Well zeit.arp is a relatively low stratum, 2 or 3 I think.
(I assume higher stratum, eg 1, get more traffic from the NTP Pool)
In any case, it's better to talk about relative increases rather than absolute numbers. He's see quadruple the bw, we've seen triple, it's all... weird. mercutio: hmm brycec: (Zeit used to do ~5GB/day, yesterday it did 15GB :/) mercutio: yeh
some of the servers in thsi neck of the woods bailed ouit recently
which i think pushed traffic up further
and they're seeing US traffic as well for some reason
i dunno why there's so many posts here
err on nznog brycec: And this is the traffic from my own VPS which I also have setup in the Pool under a fairly low stratum) http://imgur.com/a/Ixs1U mercutio: there's 19 posts on nznog, 13 posts on nanog
hmm it looks like it started to go up slower
on monday brycec: Looking at the current traffic to Zeit (and hammering rDNS) I'm seeing a surprising number out UK clients
(BT, Ireland ISPs, etc)
(Virgin Mobile, Telus Canada which I know is not UK)
(Norway, Sweden, Germany...)
I think I'm most surprised to see requests from AWS EC2 instances though.
Not a ton, but a few.
(France, The Netherlands, Switzerland, Brazil)

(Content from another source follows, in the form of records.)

@@ -2474,8 +2513,9 @@
     }
 }
 
-template <int G, int R, bool LANES>
+template <int G, int R, bool LANES, bool PIPE>
 __global__ void __launch_bounds__(PML_BLOCK)
+    __attribute__((amdgpu_waves_per_eu(PIPE && R == 8 ? 2 : 1, PIPE && R == 8 ? 2 : 8)))
 td_f81_super_kernel(PmlTree t, PmlCols c, PmlState st, const PmlUnit* __restrict__ units, int n_level) {
     constexpr int UW = 64 / G;
     const int wave = threadIdx.x >> 6;
@@ -2487,13 +2527,47 @@
     const int n_units = 2 * n_level;
     const int stride = gridDim.x * PML_WAVES_PER_BLOCK * UW;
     int idx = (blockIdx.x * PML_WAVES_PER_BLOCK + wave) * UW + sub;
-    SuperRegs cur = load_super(units, idx < n_units ? idx >> 1 : 0);
-    for (int base = idx - sub; base < n_units; base += stride) {
-        const int nxt_idx = idx + stride;
-        const SuperRegs nxt = load_super(units, nxt_idx < n_units ? nxt_idx >> 1 : 0);
-        if (idx < n_units) td_f81_super_unit<G, R, LANES>(L, t, c, st, cur, idx & 1, ps_row);
-        cur = nxt;
-        idx = nxt_idx;
+    const int j = idx & 1;
+    int base = idx - sub;
+    if (!PIPE) {
+        SuperRegs cur = load_super(units, idx < n_units ? idx >> 1 : 0);
+        for (; base < n_units; base += stride) {
+            const int nxt_idx = idx + stride;
+            const SuperRegs nxt = load_super(units, nxt_idx < n_units ? nxt_idx >> 1 : 0);
+            if (idx < n_units) {
+                TdSuperLoads<R> ld;
+                td_f81_super_issue<G, R>(L, c, cur, j, ld);
+                td_f81_super_unit<G, R, LANES, false>(L, t, c, st, cur, j, ld, ps_row);
+            }
+            cur = nxt;
+            idx = nxt_idx;
+        }
+        return;
+    }
+    SuperRegs ua = load_super(units, idx < n_units ? idx >> 1 : 0);
+    SuperRegs ub = load_super(units, idx + stride < n_units ? (idx + stride) >> 1 : 0);
+    TdSuperLoads<R> la, lb;
+    td_f81_super_issue<G, R>(L, c, ua, j, la);
+    while (base < n_units) {
+        {
+            const int i2 = idx + 2 * stride;
+            const SuperRegs un = load_super(units, i2 < n_units ? i2 >> 1 : 0);
+            td_f81_super_issue<G, R>(L, c, ub, j, lb);
+            if (idx < n_units) td_f81_super_unit<G, R, LANES, true>(L, t, c, st, ua, j, la, ps_row);
+            ua = un;
+            idx += stride;
+            base += stride;
+        }
+        if (base >= n_units) break;
+        {
+            const int i2 = idx + 2 * stride;
+            const SuperRegs un = load_super(units, i2 < n_units ? i2 >> 1 : 0);
+            td_f81_super_issue<G, R>(L, c, ua, j, la);
+            if (idx < n_units) td_f81_super_unit<G, R, LANES, true>(L, t, c, st, ub, j, lb, ps_row);
+            ub = un;
+            idx += stride;
+            base += stride;
+        }
     }
 }
 
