# GaodeRender/triangle-splatting

Measured on AMD Instinct MI355X. Metric: fwd+bwd Mpixels/sec @ 1M triangles, 1920x1080; achieved HBM GB/s, higher is better.
Workload: dtype f32

## Files before the change

### triangle-splatting_amd/csrc/api.hip

```cpp
#pragma GCC visibility push(default)
#include "../../include/ts2d.h"
#ifdef TS2D_LAB
#include "ts2d_lab.h"
#endif
#pragma GCC visibility pop
#include "ts2d_api.h"
#include <atomic>
#include <chrono>
#include <cstdarg>
#include <cstdio>
#include <cstring>
#include <mutex>
#include <string>
#include <vector>

namespace
{
thread_local std::string g_err;

struct ProfRow { std::string name; double ms = 0; int64_t launches = 0; };
struct ProfPending { int row; hipEvent_t a, b; };
std::mutex g_prof_mu;
bool g_prof_on = false;
std::string g_prof_only;
std::vector<ProfRow> g_prof_rows;
std::vector<ProfPending> g_prof_pending;
std::vector<hipEvent_t> g_prof_free;

void prof_drain()
{
    for (auto &p : g_prof_pending)
    {
        float ms = 0;
        if (hipEventSynchronize(p.b) == hipSuccess && hipEventElapsedTime(&ms, p.a, p.b) == hipSuccess)
        {
            g_prof_rows[p.row].ms += ms;
            g_prof_rows[p.row].launches += 1;
        }
        g_prof_free.push_back(p.a);
        g_prof_free.push_back(p.b);
    }
    g_prof_pending.clear();
}

#ifdef TS2D_LAB
bool g_lab_all_quadrants = false;
bool g_lab_kernel_cull = false;
#endif

bool block_masks_in_keys(const ts2d_camera *cam, uint32_t flags)
{
    const int gx = (cam->width + TS_TILE - 1) / TS_TILE, gy = (cam->height + TS_TILE - 1) / TS_TILE;
    return !(flags & TS2D_FLAG_3D) && (int64_t)gx * gy <= TS_BLOCKMASK_MAX_TILES;
}

int validate(const ts2d_camera *cam, const ts2d_geometry *geom, uint32_t flags)
{
    if (!cam || !geom) return ts_fail(TS2D_ERR_INVALID, "null camera/geometry");
    if (cam->width <= 0 || cam->height <= 0) return ts_fail(TS2D_ERR_INVALID, "image size must be positive");
    if (cam->width > 65535 * TS_TILE || cam->height > 65535 * TS_TILE) return ts_fail(TS2D_ERR_INVALID, "image too large");
    if (geom->P < 0) return ts_fail(TS2D_ERR_INVALID, "P must be >= 0");
    if (geom->P > (int)TS_ID_MASK) return ts_fail(TS2D_ERR_CAPACITY, "more than 2^28 - 1 triangles: the instance values keep four bits for the quadrant mask");
    if (geom->C > TS2D_MAX_CHANNELS)
        return ts_fail(TS2D_ERR_INVALID, "feature's num_channels can't be larger than MAX_CHANNELS");
    if (geom->C < 1) return ts_fail(TS2D_ERR_INVALID, "need at least one colour channel");
    if (geom->gamma < 0.0f) return ts_fail(TS2D_ERR_INVALID, "gamma must be larger than 0");
    if (flags & TS2D_FLAG_USE_SHS)
    {
        if (geom->C != 3) return ts_fail(TS2D_ERR_INVALID, "SH mode renders 3 channels");
        if (geom->sh_degree < 0 || geom->sh_degree > 3) return ts_fail(TS2D_ERR_INVALID, "sh_degree must be in 0..3");
        if ((geom->sh_degree + 1) * (geom->sh_degree + 1) > geom->M)
            return ts_fail(TS2D_ERR_INVALID, "shs holds fewer coefficients than sh_degree needs");
        if (geom->P > 0 && !geom->shs) return ts_fail(TS2D_ERR_INVALID, "shs is null");
    }
    else if (geom->P > 0 && !geom->feature) return ts_fail(TS2D_ERR_INVALID, "feature is null");
    if (geom->P > 0 && (!geom->vertex || !geom->opacity)) return ts_fail(TS2D_ERR_INVALID, "vertex/opacity is null");
    if (!cam->viewmatrix || !cam->projmatrix || !cam->campos || !geom->background)
        return ts_fail(TS2D_ERR_INVALID, "camera matrices / background are null");
    return TS2D_OK;
}

PreprocessArgs make_pre(const ts2d_camera *cam, const ts2d_geometry *geom, uint32_t flags)
{
    PreprocessArgs a;
    a.W = cam->width; a.H = cam->height; a.P = geom->P; a.D = geom->sh_degree; a.M = geom->M; a.C = geom->C;
    a.grid_x = (cam->width + TS_TILE - 1) / TS_TILE; a.grid_y = (cam->height + TS_TILE - 1) / TS_TILE;
    a.rich_info = flags & TS2D_FLAG_RICH_INFO; a.use_shs = flags & TS2D_FLAG_USE_SHS;
    a.back_culling = flags & TS2D_FLAG_BACK_CULLING;
    a.tan_fovx = cam->tan_fovx; a.tan_fovy = cam->tan_fovy;
    a.viewmatrix = cam->viewmatrix; a.projmatrix = cam->projmatrix; a.campos = cam->campos;
    a.vertex = geom->vertex; a.shs = geom->shs; a.feature = geom->feature; a.opacity = geom->opacity;
    return a;
}

RenderArgs make_render(const ts2d_camera *cam, const ts2d_geometry *geom, uint32_t flags)
{
    RenderArgs r;
    r.W = cam->width; r.H = cam->height; r.C = geom->C;
    r.grid_x = (cam->width + TS_TILE - 1) / TS_TILE; r.grid_y = (cam->height + TS_TILE - 1) / TS_TILE;
    r.gamma = geom->gamma; r.background_depth = geom->background_depth;
    r.background_depth_dev = geom->background_depth_dev;
    r.background = geom->background;
    r.rich_info = flags & TS2D_FLAG_RICH_INFO;
    r.block_masks = block_masks_in_keys(cam, flags);
#ifdef TS2D_LAB
    if (g_lab_kernel_cull) r.block_masks = false;
#endif
    return r;
}
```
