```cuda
#ifndef VKQ_SELFCHECK
#define VKQ_SELFCHECK 0
#endif
template <class W>
VKD void wq_selfcheck(const W& S, const RenderBuffers& buf, uint32_t lane, uint32_t in_flight) {
#if VKQ_SELFCHECK
    uint32_t seen[8] = {0, 0, 0, 0, 0, 0, 0, 0};
    uint32_t bad = 0, total = 0;
    for (uint32_t q = 0; q < W::NQ; ++q) {
        const uint2 c = S.ct[q];
        total += c.x;
        if (c.x > W::N) ++bad;
        for (uint32_t i0 = 0; i0 < c.x; i0 += 32u) {
            const uint32_t i = i0 + lane;
            const bool have = i < c.x;
            const uint32_t slot = have ? S.ring[q][(c.y - c.x + i) & W::RMASK] : 0u;
            if (have && slot >= W::N) ++bad;
            const uint32_t same = __match_any_sync(0xFFFFFFFFu, have ? slot : 0x10000u + lane);
            if (have && __popc(same) != 1) ++bad;
#pragma unroll
            for (uint32_t w = 0; w < 8; ++w) {
                const uint32_t mine = (have && (slot >> 5) == w) ? (1u << (slot & 31u)) : 0u;
                const uint32_t all = __reduce_or_sync(0xFFFFFFFFu, mine);
                if (mine & seen[w]) ++bad;
                seen[w] |= all;
            }
        }
    }
    if (total + in_flight > W::N) ++bad;
    if (bad) atomicAdd(&buf.counters[5], (unsigned long long)bad);
#else
    (void)S, (void)buf, (void)lane, (void)in_flight;
#endif
}

template <class W>
VKD void wq_init(W& S, uint32_t lane) {
    if (lane < W::NQ + (W::NQ & 1u)) S.ct[lane] = make_uint2(0u, 0u);
    for (uint32_t i = lane; i < W::N; i += 32u) S.ring[VKQ_END][i] = (uint8_t)i;
    if (lane == 0) {
        S.left = 0u;
        S.exhausted = 0u;
        S.cur_s = 0u;
        S.cur_y = 0u;
        S.cur_x = 0u;
    }
    __syncwarp();
    if (lane == 0) S.ct[VKQ_END] = make_uint2(W::N, W::N);
    __syncwarp();
}
VKD void wq_flush_counters(const RenderBuffers& buf, uint32_t lane, uint32_t n_rays, uint32_t n_drop, uint32_t n_nodes, uint32_t n_prims) {
    unsigned long long w_rays = n_rays, w_drop = n_drop, w_nodes = n_nodes, w_prims = n_prims;
#pragma unroll
    for (int off = 16; off > 0; off >>= 1) {
        w_rays += __shfl_xor_sync(0xFFFFFFFFu, w_rays, off);
        w_drop += __shfl_xor_sync(0xFFFFFFFFu, w_drop, off);
        w_nodes += __shfl_xor_sync(0xFFFFFFFFu, w_nodes, off);
        w_prims += __shfl_xor_sync(0xFFFFFFFFu, w_prims, off);
    }
    if (lane == 0) {
        atomicAdd(&buf.counters[3], w_nodes);
        atomicAdd(&buf.counters[4], w_prims);
        atomicAdd(&buf.counters[0], w_rays);
        if (w_drop) atomicAdd(&buf.counters[1], w_drop);
    }
}

// ... 22 lines not shown
```

Before: 11590.

## Add compile-time static flat-scene kernel and per-material-class shading bodies

Factors the per-primitive flat intersection loops into reusable helpers. It adds a statically specialised warp-queue kernel for recognised simple scene shapes (such as Cornell), where the primitive list is fixed at compile time. It also lets each queue batch be shaded by a material-class-specific body (emitter, dielectric, diffuse) instead of the generic shade switch. The aim is to cut divergence, branches and constant loads in the simple-scene path, at the cost of larger code and extra kernel instantiations. A scene-shape field is added to the scene info, and an env var disables the static path.

```diff
diff --git a/include/vecchio_gpu.h b/include/vecchio_gpu.h
--- a/include/vecchio_gpu.h
+++ b/include/vecchio_gpu.h
@@ -241,6 +241,7 @@
     uint32_t dynamic_megakernel;
     uint32_t flat_boxes;
     uint32_t flat_direct;
+    uint32_t flat_shape;
 } vk_scene_info;
 int vk_scene_check(const vk_scene_desc* scene, vk_scene_info* info, char* err, size_t err_len);
 
diff --git a/profiles/make_sass_counts.py b/profiles/make_sass_counts.py
--- /dev/null
+++ b/profiles/make_sass_counts.py
@@ -0,0 +1,66 @@
+#!/usr/bin/env python
+import collections
+import re
+import subprocess
+import sys
+
+CUOBJDUMP = "/usr/local/cuda/bin/cuobjdump"
+KERNELS = [("k_warpq_flat", r"k_warpq_flatILb0E8OneFrame"), ("k_warpq_flat_static<Cornell>", r"k_warpq_flat_static.*8OneFrame")]
+ROWS = ["BRA", "BSSY", "BSYNC", "NOP", "LDCU.U8", "LDCU", "LDC", "MOV", "UMOV", "IMAD.MOV", "ISETP", "UISETP", "FFMA", "FMUL", "FADD",
+        "FSETP", "FSEL", "FMNMX", "MUFU", "LDS", "STS", "SHFL", "VOTE"]
+
+
+def kernels(obj):
+    text = subprocess.run([CUOBJDUMP, "-sass", obj], capture_output=True, text=True, check=True).stdout
+    out, cur = {}, None
+    for line in text.splitlines():
+        m = re.match(r"\s*Function : (\S+)", line)
+        if m:
+            cur = m.group(1)
+            out[cur] = []
+            continue
+        m = re.match(r"\s*/\*[0-9a-f]{4,}\*/\s+(.*?);", line)
+        if m and cur:
+            ins = re.sub(r"^@!?U?P\w+\s+", "", m.group(1).strip())
+            out[cur].append(ins.split()[0])
+    return out
+
+
+def classify(op):
+    if op.startswith("LDCU.U8"):
+        return "LDCU.U8"
+    if op.startswith("IMAD.MOV"):
+        return "IMAD.MOV"
+    base = op.split(".")[0]
+    return base if base in ROWS else "other"
+
+
+def counts(obj, pat):
+    ks = kernels(obj)
+    hit = [k for k in ks if re.search(pat, k)]
+    if not hit:
+        return None
+    c = collections.Counter(classify(op) for op in ks[hit[0]])
+    c["total"] = len(ks[hit[0]])
+    return c
+
+
+def main():
+    before, after = sys.argv[1], sys.argv[2]
+    cols = [("before: " + KERNELS[0][0], counts(before, KERNELS[0][1]))]
+    cols += [("after: " + name, counts(after, pat)) for name, pat in KERNELS]
+    cols = [(n, c) for n, c in cols if c is not None]
+    print("# Static SASS instruction counts of the Cornell warp-queue kernel (sm_100a, `cuobjdump -sass`)\n")
+    print("Made by `profiles/make_sass_counts.py` from `vecchio_b200/csrc/vk_warpq_simple.o` of the parent commit (before) and of this")
+    print("change (after), `OneFrame` instances.  Static counts: each instruction of the kernel's code once, not how often it runs.")
+    print("`k_warpq_flat` is the generic kernel (`VECCHIO_NO_STATIC_FLAT=1`, and every simple scene without a compiled shape);")
+    print("after the change both kernels shade each batch with its queue's class body.\n")
+    print("| class | " + " | ".join(n for n, _ in cols) + " |")
+    print("|---|" + "---|" * len(cols))
+    for r in ROWS + ["other", "total"]:
+        print(f"| `{r}` | " + " | ".join(str(c.get(r, 0)) for _, c in cols) + " |")
+    print("| code KB | " + " | ".join(f"{c['total'] * 16 / 1024:.1f}" for _, c in cols) + " |")
+
+
+if __name__ == "__main__":
+    main()
diff --git a/vecchio_b200/_abi.py b/vecchio_b200/_abi.py
--- a/vecchio_b200/_abi.py
+++ b/vecchio_b200/_abi.py
@@ -107,7 +107,7 @@
 
 class vk_scene_info(C.Structure):
     _fields_ = [(n, C.c_uint32) for n in ("flat_entries", "flat_segments", "flat_subtrees", "simple", "wide_nodes", "wide_levels_world",
-                                          "wide_levels_instance", "stack_need", "dynamic_megakernel", "flat_boxes", "flat_direct")]
+                                          "wide_levels_instance", "stack_need", "dynamic_megakernel", "flat_boxes", "flat_direct", "flat_shape")]
 
 
 class vk_ray(C.Structure):
diff --git a/vecchio_b200/csrc/vk_api.cu b/vecchio_b200/csrc/vk_api.cu
--- a/vecchio_b200/csrc/vk_api.cu
+++ b/vecchio_b200/csrc/vk_api.cu
@@ -40,6 +40,7 @@
     bool has_specdiffuse = false;
     bool simple_scene = false;
     bool one_rect_light = false;
+    uint32_t flat_shape = VKF_SHAPE_NONE;
     unsigned long long* debug = nullptr;
     unsigned long long* counters = nullptr;
     float* partial = nullptr;
@@ -449,6 +450,7 @@
     c->wnodes_bytes = wnodes.size() * sizeof(float4);
     c->has_specdiffuse = R.has_specdiffuse;
     c->simple_scene = R.simple;
+    c->flat_shape = R.flat_shape;
     c->one_rect_light = d->n_lights == 1 && VK_REF_TYPE(d->lights[0]) == VK_T_RECT && !(d->rects[VK_REF_INDEX(d->lights[0])].axes & VK_RECT_FLIP);
     c->stack_need = R.stack_need;
     c->levels_sub = R.levels_sub;
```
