# python-hydro/pyro2

Hardware: AMD Instinct MI355X
Metric: cell-updates/s (higher is better)
Workload: dtype f64; 1 GPU; compressible sedov 16384x16384 (inputs.sedov physics: HLLC, limiter 2, flattening, cvisc 0.1, cfl 0.8, outflow), one GPU, single domain (no decomposition, no halo exchange); parallelism=slab1, halo=none, fast_math=1, kernel_set=-1, dt_policy=device, state=steps 5-362 from t = 0

## Files before the change

### include/pyrohip.h

```cpp
#ifndef PYROHIP_H
#define PYROHIP_H

#include <stddef.h>

#ifdef __cplusplus
extern "C" {
#endif

typedef struct pyrohip_ctx pyrohip_ctx;
typedef struct pyrohip_state pyrohip_state;
typedef struct pyrohip_mg pyrohip_mg;

enum {
    PYROHIP_BC_OUTFLOW = 0,
    PYROHIP_BC_REFLECT_EVEN = 1,
    PYROHIP_BC_REFLECT_ODD = 2,
    PYROHIP_BC_PERIODIC = 3,
    PYROHIP_BC_HALO = 4,
    PYROHIP_BC_HSE = 5,
    PYROHIP_BC_AMBIENT = 6,
    PYROHIP_BC_RAMP = 7,
    PYROHIP_BC_CONST = 8
};

// ... 99 lines not shown
                         const double *dts, int nsteps);
int pyrohip_advrk_stage_dump(pyrohip_state *s, int var, const pyrohip_advrk_params *p, int method,
                             double dt, int stage, double *host);

typedef struct {
    double dx, dy;
    double gamma;
    int limiter;
    int use_flattening;
    double z0, z1, delta;
    double cvisc;
    double grav;
    double small_dens;
    int avisc_xhi_interior, avisc_yhi_interior;
    int fast_math;
    int kernel_set;
    int riemann, solid_xl, solid_yl;
    int do_sponge;
    double sponge_rho_begin, sponge_rho_full, sponge_timescale;
    double heat_rate;
    int march_rows;
    int fuse_fill;
    int step_launches;
} pyrohip_comp_params;

int pyrohip_comp_dt(pyrohip_state *s, const pyrohip_comp_params *p, double cfl,
                    double *dt_out);
int pyrohip_comp_step(pyrohip_state *s, const pyrohip_comp_params *p,
                      double dt);
int pyrohip_comp_wave_geometry(int nx, int ny, int ng, int num_cus, int march_rows, int *out6);
typedef struct {
    double tmax, init_tstep_factor, max_dt_change, fix_dt;
    double t, dt_old;
    long long n;
} pyrohip_dt_policy;
int pyrohip_comp_evolve(pyrohip_state *s, const pyrohip_comp_params *p, double cfl,
                        pyrohip_dt_policy *policy, int max_steps, int *steps_done,
                        double *dts_out);
int pyrohip_comp_stage_dump(pyrohip_state *s, int stage_id, double *out);

int pyrohip_mg_create(pyrohip_ctx *ctx, int nx, double xmin, double xmax,
                      double ymin, double ymax, const int *bc, double alpha,
                      double beta, int nsmooth, int nsmooth_bottom,
                      pyrohip_mg **out);
int pyrohip_mg_destroy(pyrohip_mg *m);
int pyrohip_mg_set_helmholtz(pyrohip_mg *m, double alpha, double beta);
int pyrohip_mg_nlevels(pyrohip_mg *m, int *nlevels);
int pyrohip_mg_set_smoother(pyrohip_mg *m, int kind);
typedef struct {
    int kmax, kmax_small, nsmall;
    int march_min, march_waves;
    double march_side;
    int march_minrows;
// ... 147 lines not shown
```

### pyro2_amd/_lib.py

```python
import ctypes as C
import os
import threading

import numpy as np

HERE = os.path.dirname(os.path.abspath(__file__))
DEFAULT_LIB = os.path.join(HERE, "lib", "libpyrohip.so")

BC_OUTFLOW, BC_REFLECT_EVEN, BC_REFLECT_ODD, BC_PERIODIC, BC_HALO, BC_HSE, BC_AMBIENT, BC_RAMP, \
    BC_CONST = range(9)
BC_CODE = {"outflow": BC_OUTFLOW, "neumann": BC_OUTFLOW,
           "reflect-even": BC_REFLECT_EVEN, "reflect-odd": BC_REFLECT_ODD,
           "dirichlet": BC_REFLECT_ODD, "periodic": BC_PERIODIC,
           "halo": BC_HALO, "hse": BC_HSE, "ambient": BC_AMBIENT, "ramp": BC_RAMP,
           "moving_lid": BC_CONST}

class GeomArrays(C.Structure):
    NAMES = ("Lx", "Ly", "Ax", "Ay", "V", "dlogAx", "dlogAy", "x2d", "sint", "sinb", "sinc")
    _fields_ = [(n, C.POINTER(C.c_double)) for n in NAMES] + \
               [("xmin", C.c_double), ("ymin", C.c_double),
                ("rowf", C.POINTER(C.c_double)), ("colf", C.POINTER(C.c_double))]
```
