+  auto pixel = [&](int n, int k) -> float {
+    if (n >= ntok) return 0.f;
+    const int bf = n / T, tt = n % T;
+    const int hp = tt / G, wp = tt % G;
+    const int ch = k / (p * p), ii = (k / p) % p, jj = k % p;
+    return x[(((size_t)bf * C + ch) * H + hp * p + ii) * H + wp * p + jj];
+  };
+  const bool ahead = whole && PE_R * K <= 64 * PE_PF;
+  float pn[PE_PF];
+  auto request = [&](int blk) {
+#pragma unroll
+    for (int u = 0; u < PE_PF; ++u) {
+      const int i = lane + 64 * u;
+      pn[u] = i < PE_R * K ? pixel(blk * PE_TOK + wave * PE_R + i / K, i % K) : 0.f;
+    }
+  };
+  float4 bv[NQ];
+#pragma unroll
+  for (int c = 0; c < NQ; ++c) bv[c] = has(c) ? ((const float4*)bias)[c * 64 + lane] : make_float4(0.f, 0.f, 0.f, 0.f);
+  const int nblk = (ntok + PE_TOK - 1) / PE_TOK;
+  if (ahead && (int)blockIdx.x < nblk) request(blockIdx.x);
+  if (whole) {
+    const float4* wg = (const float4*)Wt;
+    for (int i = threadIdx.x; i < K * NT; i += 256) wl[i] = wg[i];
+    __syncthreads();
+  }
+  for (int blk = blockIdx.x; blk < nblk; blk += gridDim.x) {
+    const int tok0 = blk * PE_TOK + wave * PE_R;
+    float4 acc[PE_R][NQ];
+#pragma unroll
+    for (int r = 0; r < PE_R; ++r)
+#pragma unroll
+      for (int c = 0; c < NQ; ++c) acc[r][c] = make_float4(0.f, 0.f, 0.f, 0.f);
+    for (int k0 = 0; k0 < K; k0 += KC) {
+      const int kc = K - k0 < KC ? K - k0 : KC;
+      if (!whole) {
+        __syncthreads();
+        const float4* wg = (const float4*)(Wt + (size_t)k0 * D);
+        for (int i = threadIdx.x; i < kc * NT; i += 256) wl[i] = wg[i];
+      }
+      if (ahead) {
+#pragma unroll
+        for (int u = 0; u < PE_PF; ++u) {
+          const int i = lane + 64 * u;
+          if (i < PE_R * K) px[(i / K) * KC + i % K] = pn[u];
+        }
+        if (blk + (int)gridDim.x < nblk) request(blk + gridDim.x);
+      } else {
+        for (int i = lane; i < PE_R * kc; i += 64) px[(i / kc) * KC + i % kc] = pixel(tok0 + i / kc, k0 + i % kc);
+      }
+      if (whole) {
+        __builtin_amdgcn_fence(__ATOMIC_RELEASE, "wavefront");
+        __builtin_amdgcn_wave_barrier();
+        __builtin_amdgcn_fence(__ATOMIC_ACQUIRE, "wavefront");
+      } else {
+        __syncthreads();
+      }
+      for (int k = 0; k < kc; ++k) {
+        float xv[PE_R];
+#pragma unroll
+        for (int r = 0; r < PE_R; ++r) xv[r] = px[r * KC + k];
+#pragma unroll
+        for (int c = 0; c < NQ; ++c) {
+          const float4 w = wl[k * NT + (has(c) ? c * 64 + lane : 0)];
+#pragma unroll
+          for (int r = 0; r < PE_R; ++r) {
+            acc[r][c].x = fmaf(xv[r], w.x, acc[r][c].x);
+            acc[r][c].y = fmaf(xv[r], w.y, acc[r][c].y);
+            acc[r][c].z = fmaf(xv[r], w.z, acc[r][c].z);
+            acc[r][c].w = fmaf(xv[r], w.w, acc[r][c].w);
+          }
+        }
+      }
+    }
+    int rowc[PE_R];
+#pragma unroll
+    for (int r = 0; r < PE_R; ++r) rowc[r] = tok0 + r < ntok ? tok0 + r : ntok - 1;
+    float4 pv[PE_R][NQ];
+#pragma unroll
+    for (int r = 0; r < PE_R; ++r) {
+      const float4* pr = (const float4*)(pos + (size_t)(rowc[r] % T) * D);
+#pragma unroll
+      for (int c = 0; c < NQ; ++c) pv[r][c] = has(c) ? pr[c * 64 + lane] : make_float4(0.f, 0.f, 0.f, 0.f);
+    }
+    float4 (&v)[PE_R][NQ] = acc;
+#pragma unroll
+    for (int r = 0; r < PE_R; ++r) {
+      float4* orow = (float4*)(out + (size_t)rowc[r] * D);
+      const bool live = tok0 + r < ntok;
+#pragma unroll
+      for (int c = 0; c < NQ; ++c) {
+        if (has(c)) {
+          v[r][c] = make_float4(acc[r][c].x + bv[c].x + pv[r][c].x, acc[r][c].y + bv[c].y + pv[r][c].y,
+                                acc[r][c].z + bv[c].z + pv[r][c].z, acc[r][c].w + bv[c].w + pv[r][c].w);
+          if (live) orow[c * 64 + lane] = v[r][c];
+        } else {
+          v[r][c] = make_float4(0.f, 0.f, 0.f, 0.f);
+        }
+      }
+    }
+    if constexpr (LN) {
+      float mean[PE_R], rstd[PE_R];
+#pragma unroll
+      for (int r = 0; r < PE_R; ++r) {
+        float s = 0.f;
+#pragma unroll
+        for (int c = 0; c < NQ; ++c) s += (v[r][c].x + v[r][c].y) + (v[r][c].z + v[r][c].w);
+        mean[r] = wave_sum(s) * (1.0f / D);
+      }
+#pragma unroll
+      for (int r = 0; r < PE_R; ++r) {
+        float q = 0.f;
+#pragma unroll
+        for (int c = 0; c < NQ; ++c) {
+          if (has(c)) {
+            const float a = v[r][c].x - mean[r], b = v[r][c].y - mean[r], d = v[r][c].z - mean[r], e = v[r][c].w - mean[r];
+            q += (a * a + b * b) + (d * d + e * e);
+          }
+        }
+        rstd[r] = 1.0f / sqrtf(wave_sum(q) * (1.0f / D) + 1e-6f);
+      }
+#pragma unroll
+      for (int r = 0; r < PE_R; ++r) {
+        const int smp = rowc[r] / rows_per_sample;
+        const float4* sh = (const float4*)(shift + (size_t)smp * mod_stride);
+        const float4* sc = (const float4*)(scale + (size_t)smp * mod_stride);
+        u32x2* yr = (u32x2*)(xn + (size_t)rowc[r] * D);
+        const bool live = tok0 + r < ntok;
+#pragma unroll
+        for (int c = 0; c < NQ; ++c) {
+          if (has(c)) {
+            const float4 a = sh[c * 64 + lane], b = sc[c * 64 + lane];
+            const float o0 = (v[r][c].x - mean[r]) * rstd[r] * (1.0f + b.x) + a.x;
+            const float o1 = (v[r][c].y - mean[r]) * rstd[r] * (1.0f + b.y) + a.y;
+            const float o2 = (v[r][c].z - mean[r]) * rstd[r] * (1.0f + b.z) + a.z;
+            const float o3 = (v[r][c].w - mean[r]) * rstd[r] * (1.0f + b.w) + a.w;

(Belgium, Argentina) mercutio: hmm that is curious
so yeah there's two things, the geo location seems wrong
and no-one knows why there's heaps more traffic brycec: I was hoping it was something obvious like "Amazon turned on NTP inside all new EC2 instances" but... 1) That's dumb, and 2) I should see more traffic then, probably. ***: Lucifer333 has quit IRC (Quit: Leaving)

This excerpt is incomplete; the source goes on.